Assistant Professor, Department of Molecular and Human Genetics
B.A., Kalamazoo College, Kalamazoo, Mich., 2004
Ph.D., Baylor College of Medicine, Houston, 2013
I lead a team of informaticians responsible for multiple research projects and production systems, including the primary NGS pipeline for the HGSC Clinical Laboratory. I am responsible for the development and maintenance of bioinformatics pipelines that provide quality control metrics, alignment files, genomic annotation, and variant calls for whole genome and whole exome data. Additionally, I am the chief architect and lead developer for the clinical reporting pipeline for the HGSC-CL laboratory, including software components that manage manual review of variant information by clinical geneticists. These tools are in use for multiple large projects, including the eMERGE Network, the Right10K pharmacogenomics collaboration with the Mayo Clinic, the Undiagnosed Disease Network in collaboration with the Baylor-Miraca Genetics Laboratory and the KidsCanSeq project in collaboration with Texas Children's Hospital as part of the Clinical Sequencing Evidence-Generating Research (CSER) consortium.

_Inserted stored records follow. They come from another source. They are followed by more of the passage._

# Nico59000/Ternary-image-codec

Measured on AMD Instinct MI355X. Metric: Mpix/s encode+decode 8K RS(26,20), higher is better.
Workload: dtype u8

## Files before the change

include/t3hip.h:

```cpp
#ifndef T3HIP_H
#define T3HIP_H

#include <stddef.h>
#include <stdint.h>

#ifdef __cplusplus
extern "C" {
#endif

#define T3_OK            0
#define T3_E_NODEVICE   -1
#define T3_E_HIP        -2
#define T3_E_ARG        -3
#define T3_E_CAPACITY   -4
#define T3_E_HEADER     -5
#define T3_E_RS         -6
#define T3_E_COMM       -7

#define T3_P1_RS26_24     0
#define T3_P2_RS26_22     1
#define T3_P3_RS26_20     2
#define T3_P4_RS26_18     3
#define T3_P5_RS26_22_2D  4
#define T3_RAW_MODE       0xFF
// ... 37 lines not shown
typedef struct t3_frame_record {
    uint64_t frame_idx;
    uint64_t n_words;
    uint64_t byte_offset;
    uint32_t crc32;
    uint32_t sym_sum;
    uint8_t  header_syms[54];
    uint8_t  profile;
    uint8_t  mode;
    uint8_t  pad_[8];
} t3_frame_record;

typedef struct t3hip_ctx t3hip_ctx;
int         t3hip_device_count(void);
int         t3hip_init(int device);
int         t3hip_shutdown(void);
int         t3hip_is_ready(void);
int         t3hip_create(int device, t3hip_ctx** out);
int         t3hip_destroy(t3hip_ctx* ctx);
int         t3hip_use(t3hip_ctx* ctx);
t3hip_ctx*  t3hip_current(void);
int         t3hip_ctx_device(const t3hip_ctx* ctx);
const char* t3hip_strerror(int code);
const char* t3hip_last_hip_error(void);
const char* t3hip_version(void);

void t3hip_cfg_default(t3_cfg* cfg);
int  t3hip_plan(uint64_t n_raw_words, const t3_cfg* cfg, t3_layout* out);
uint64_t t3hip_encoded_words(uint64_t n_raw_words, const t3_cfg* cfg);
int  t3hip_gf27_tables(uint8_t* exp78, int16_t* log27, uint8_t* mul729, uint8_t* inv27);
int  t3hip_rs_generator(int k, uint8_t* g_out);
int  t3hip_rs_parity_matrix(int k, int mode, uint8_t* P_out);
int  t3hip_mfma_encode_tables(int k, int mode, uint32_t* afrag768, uint32_t* lds_img3168);
int  t3hip_header_pack(const t3_cfg* cfg, uint32_t frame_seq, uint32_t band_map_hash, uint8_t syms27[27]);
int  t3hip_header_check(const uint8_t syms27[27]);
int  t3hip_header_unpack(const uint8_t syms27[27], t3_cfg* out, uint32_t* frame_seq, uint32_t* band_map_hash);
int  t3hip_header_encode(const t3_cfg* cfg, uint64_t n_raw_words, uint8_t* syms_out, uint32_t* n_syms);

int t3hip_pack_pixels(const void* px6, uint64_t n_px, void* words9);
int t3hip_unpack_words(const void* words9, uint64_t n_words, void* px6);
int t3hip_encode_profile(const void* raw9, uint64_t n_raw, const t3_cfg* cfg,
                         void* out9, uint64_t cap_words, uint64_t* n_out);
int t3hip_decode_profile(const void* in9, uint64_t n_in, t3_cfg* seen,
                         void* out9, uint64_t cap_words, uint64_t* n_out);
int t3hip_encode_frame(const void* px6, uint64_t n_px, const t3_cfg* cfg,
                       void* out9, uint64_t cap_words, uint64_t* n_out);
int t3hip_decode_frame(const void* in9, uint64_t n_in, t3_cfg* seen,
                       void* px6, uint64_t cap_px, uint64_t* n_px);

int t3hip_pack_pixels_dev(const void* d_px6, uint64_t n_px, void* d_words9, void* stream);
int t3hip_unpack_words_dev(const void* d_words9, uint64_t n_words, void* d_px6, void* stream);
int t3hip_encode_profile_dev(const void* d_raw9, uint64_t n_raw, const t3_cfg* cfg,
                             void* d_out9, uint64_t cap_words, uint64_t* n_out, void* stream);
int t3hip_encode_frame_dev(const void* d_px6, uint64_t n_px, const t3_cfg* cfg,
                           void* d_out9, uint64_t cap_words, uint64_t* n_out, void* stream);
int t3hip_decode_profile_dev(const void* d_in9, uint64_t n_in, t3_cfg* seen,
                             void* d_out, uint64_t cap_units, uint64_t* n_out,
                             int to_pixels, void* stream);
int t3hip_read_header_dev(const void* d_in9, uint64_t n_in, int mode, t3_cfg* out_cfg,
                          uint64_t* n_raw_words, void* stream);
int t3hip_decode_body_dev(const void* d_in9, uint64_t n_in, const t3_cfg* cfg, uint64_t n_raw_words,
                          void* d_out, uint64_t cap_units, uint64_t* n_out, int to_pixels,
                          uint32_t* d_fail, void* stream);

int t3hip_decode_frame_async(const void* d_in9, uint64_t n_in, const t3_cfg* cfg, uint64_t n_raw_words,
                             void* d_out, uint64_t cap_units, uint64_t* n_out, int to_pixels,
// ... 112 lines not shown
```

ternary-image-codec_amd/csrc/t3_api.cpp:

```cpp
#include <hip/hip_runtime.h>
#include <math.h>
#include <stdio.h>
#include <stdlib.h>
#include <string.h>

#include <algorithm>
#include <atomic>
#include <map>
#include <mutex>
#include <string>
#include <system_error>
#include <thread>
#include <tuple>
#include <vector>

#include "../../include/t3hip.h"
#include "t3_ctx.hpp"
#include "t3_host.hpp"
#include "t3_kernels.h"
#include "t3_decode.h"

using namespace t3;

namespace {
// ... 504 lines not shown
int t3hip_is_ready(void) { return ctx().ready ? 1 : 0; }
const char* t3hip_strerror(int c) {
    switch (c) {
        case T3_OK: return "ok"; case T3_E_NODEVICE: return "no usable gfx950 device (t3hip_init not done or failed)";
        case T3_E_HIP: return "HIP runtime error"; case T3_E_ARG: return "bad argument"; case T3_E_CAPACITY: return "output buffer too small";
        case T3_E_HEADER: return "superframe header did not decode (RS/CRC-12)"; case T3_E_RS: return "uncorrectable RS block";
        case T3_E_COMM: return "RCCL unavailable or collective failed";
    }
    return "unknown";
}
const char* t3hip_last_hip_error(void) { return ctx().hip_err.c_str(); }
const char* t3hip_version(void) { return "t3hip 0.1 (gfx950)"; }
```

In my role as team lead for the clinical informatics team, I have overseen development of data commons and web-portal projects which facilitate collaboration and data exchange. I am a member of the Sequence Analysis working committee for NIH's Undiagnosed Diseases Network, the Sequence Analysis and Diagnostic Yield (SADY) working group for CSER and the Electronic Health Record Integration (EHRI) working group in eMERGE. In support of these projects, I ensure that all clinical analyses and compute infrastructure meet turn-around-time and CAP/CLIA compliance requirements while delivering clinically actionable sequence data, variants, and patient reports. Under my leadership, the Clinical Informatics team is active in multiple areas of research, especially CNV detection and clinical variant annotation and prioritization. For the eMERGE project, I coordinates with the partner sequencing center on various harmonization activities and have overseen operations for delivering over 10,000 clinical reports to our collaborators around the country. I have more than 10 years of experience using state-of-the-art computing technologies to address scientific problems in computational biology spanning genomics, variant analysis, clinical reporting and protein function prediction. In addition, I draw upon my software industry experience, where I worked on nearly a dozen projects and developed high-quality commercial software tools with hundreds of users.